There's an 800-pound gorilla in the field (Giuliani), but nobody knows if he's going to be dominating or easily neutralized. Until we get a better picture of that, this thing is a toss-up. And we won't have a good picture of that until Super Tuesday, although we'll start getting some indications as the date gets closer. He needs to run a flawless January, and it needs to start tomorrow morning.

Tonight's victory for McCain is great for him. I don't care if he did it on the backs of independents-- something that the eventual nominee will have to do is score well with that block of voters if we want the White House in the proper hands. I'd dare even call him a front-runner again, just because he has a better chance than Huckabee of winning Michigan.

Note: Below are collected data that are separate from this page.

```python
def conv_wino_forward(mode, src, ld, cin, frames, kobs, h, w, packed, bias, cout, tn, out, ldo, mean_out, ldm, act=True, alpha=0.3):
    _call('nlt_conv_wino_forward', mode, _ptr(src), ld, cin, frames, kobs, h, w, _ptr(packed), _ptr(bias), cout, tn, _ptr(out), ldo,
          _ptr(mean_out), ldm, 1 if act else 0, float(alpha))


def conv_wino_backward_data(adj_mode, dpre, cpre, ldp, n, h, w, packed, cout, tn, out, ldo, mask_src=None, ldm=0, mask_alpha=0.3,
                            accumulate=False):
    _call('nlt_conv_wino_backward_data', adj_mode, _ptr(dpre), ldp, cpre, n, h, w, _ptr(packed), cout, tn, _ptr(out), ldo,
          _ptr(mask_src), ldm, float(mask_alpha), 1 if accumulate else 0)


def pack_conv_tile3_weights(mode, w_keras, cin, cout, tn):
    return _pack('nlt_conv_tile3_packed_elems', (mode, cin, cout, tn),
                 'nlt_pack_conv_tile3_weights', (mode, _ptr(_dense(w_keras, 'w_keras')), cin, cout, tn), torch.int16, w_keras.device)


def conv_tile3_forward(mode, src, ld, cin, frames, kobs, h, w, packed, bias, cout, tn, out, ldo, mean_out, ldm,
                       act=True, alpha=0.3, nprod=6):
    _call('nlt_conv_tile3_forward', mode, nprod, _ptr(src), ld, cin, frames, kobs, h, w, packed.data_ptr(), _ptr(bias), cout, tn,
          _ptr(out), ldo, _ptr(mean_out), ldm, 1 if act else 0, float(alpha))


def conv_bf16_pack(mode, w_keras, c0, c1, cout):
    return _pack('nlt_conv_bf16_packed_elems', (mode, c0, c1, cout),
                 'nlt_conv_bf16_pack', (mode, _ptr(_dense(w_keras, 'w_keras')), c0, c1, cout), torch.bfloat16, w_keras.device)


def _any_ptr(t, what):
    if t is None:
        return None, 0
    if not (t.is_cuda and t.dtype in (torch.float32, torch.bfloat16)):
        raise NLTError("%s: expected a float32 / bfloat16 CUDA tensor, got %s on %s" % (what, t.dtype, t.device))
    return t.data_ptr(), 1 if t.dtype == torch.float32 else 0


def conv_bf16_forward(mode, src0, c0, ld0, src1, c1, ld1, n, h, w, w_packed, bias, cout, out, ldo, act=True, alpha=0.3, tile_hint=0):
    p0, f0 = _any_ptr(src0, 'src0')
    p1, f1 = _any_ptr(src1, 'src1')
    po, fo = _any_ptr(out, 'out')
    _call('nlt_conv_bf16_forward', mode, tile_hint, p0, ld0, c0, f0, p1, ld1, c1, f1, n, h, w,
          _tptr(w_packed, torch.bfloat16, 'w_packed'), _ptr(bias), cout, po, ldo, fo, 1 if act else 0, float(alpha))


def obs_mean_bf16(obs, n, k, hw, c, out, ldo):
    if obs.dtype != torch.bfloat16 or out.dtype != torch.bfloat16:
        raise NLTError("obs_mean_bf16: bfloat16 tensors expected")
    _call('nlt_obs_mean_bf16', obs.data_ptr(), n, k, hw, c, out.data_ptr(), ldo)


def chmix_bf16_pack(w_keras):
    cin, cout = w_keras.shape[2], w_keras.shape[3]
    return _pack('nlt_chmix_bf16_packed_elems', (cin, cout),
                 'nlt_chmix_bf16_pack', (_ptr(_dense(w_keras, 'w_keras')), cin, cout), torch.bfloat16, w_keras.device)


# ... 245 lines not shown
```

neural-light-transport_amd/csrc/conv_tile3.hip:

```cpp
#include "nlt_common.h"
#include "pack_common.h"

namespace {

typedef __attribute__((ext_vector_type(8))) __bf16 bf16x8;
typedef unsigned short u16;
typedef unsigned int u32x4 __attribute__((ext_vector_type(4)));
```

Tonight's performance by Romney is satisfactory. Considering he closed some pretty good gaps in the last few days in country that was friendly to McCain. . .I think there are some positives here. And I don't think his chances in MI will suffer because of tonight. If he can just keep putting up some solid numbers, winning hither and thither, he will be a force that we're still talking about at this time next month.

Overall, I think tonight is a HUGE victory for the GOP. Not for Senator Clinton, who no doubt is feeling like a survivor right now after her campaign's win, but rather because of her. Let me 'splain:

You see, I greatly "feared" the phenomenon of Obama. My biggest concern was that if he coasted to a big victory tonight, the game would just about be over on the other side of the aisle. That didn't happen.

Why fear Obama? you ask. I'll tell you why: he's somehow got an entire party--and a good number of independents--thinking that the office of President is about nothing other than personality. He's got nothing concrete to offer: no policy, no experience, not even a record of the kind of non-partisanship that he is trying to champion into the White House. He has somehow taken the party of "feelings" and made it even more ethereal. That's no small accomplishment. He's really mobilized the young voters, probably because that block of voters--of unknown strength, I might add--are so impervious to charges about his "inexperience". And therein lies the rub.

IF he had coasted to the nomination--and a big victory tonight certainly would have helped that along--then he could continue to play the game "above the fray" until it was time for the general election, at which point the GOP candidate would have HAD to attack Obama's razor-thin record to stand any chance of derailing the phenom. Well, that tactic hasn't played out too well in the hands of some very skilled knife fighters in the Clinton campaign so far, and I really doubt that the GOP guys would have had much more success.

But now, all of a sudden, tomorrow it won't seem so cliche to support the "upstart" Obama against the mercenary Clintons. And you know. . .you just know. . .that the Clinton machine right now is talking about how they will again attack Obama's thin record--in a couple weeks (probably right before Super Tuesday in some limited but highly-valuable states). And WHEN they do decide to do it again, they'll probably get a little more footing on it, just because they won't look "desperate".

And that's the point. The GOP needs to have Hillary make Obama come down from the ether because none of our candidates will be able to do it. Make him take actual positions so that even the young people realize that "the phenom" is just another politician. Make this a vote about issues rather than about . . .anything else.

Maybe the Clintons will succeed in this job, maybe they won't. But one thing is for sure: if Obama had won tonight, he wouldn't have felt "compelled" to do anything differently with his campaign. And I think his aura--and a compliant media--would've carried him into 1600 Pennsylvania Ave.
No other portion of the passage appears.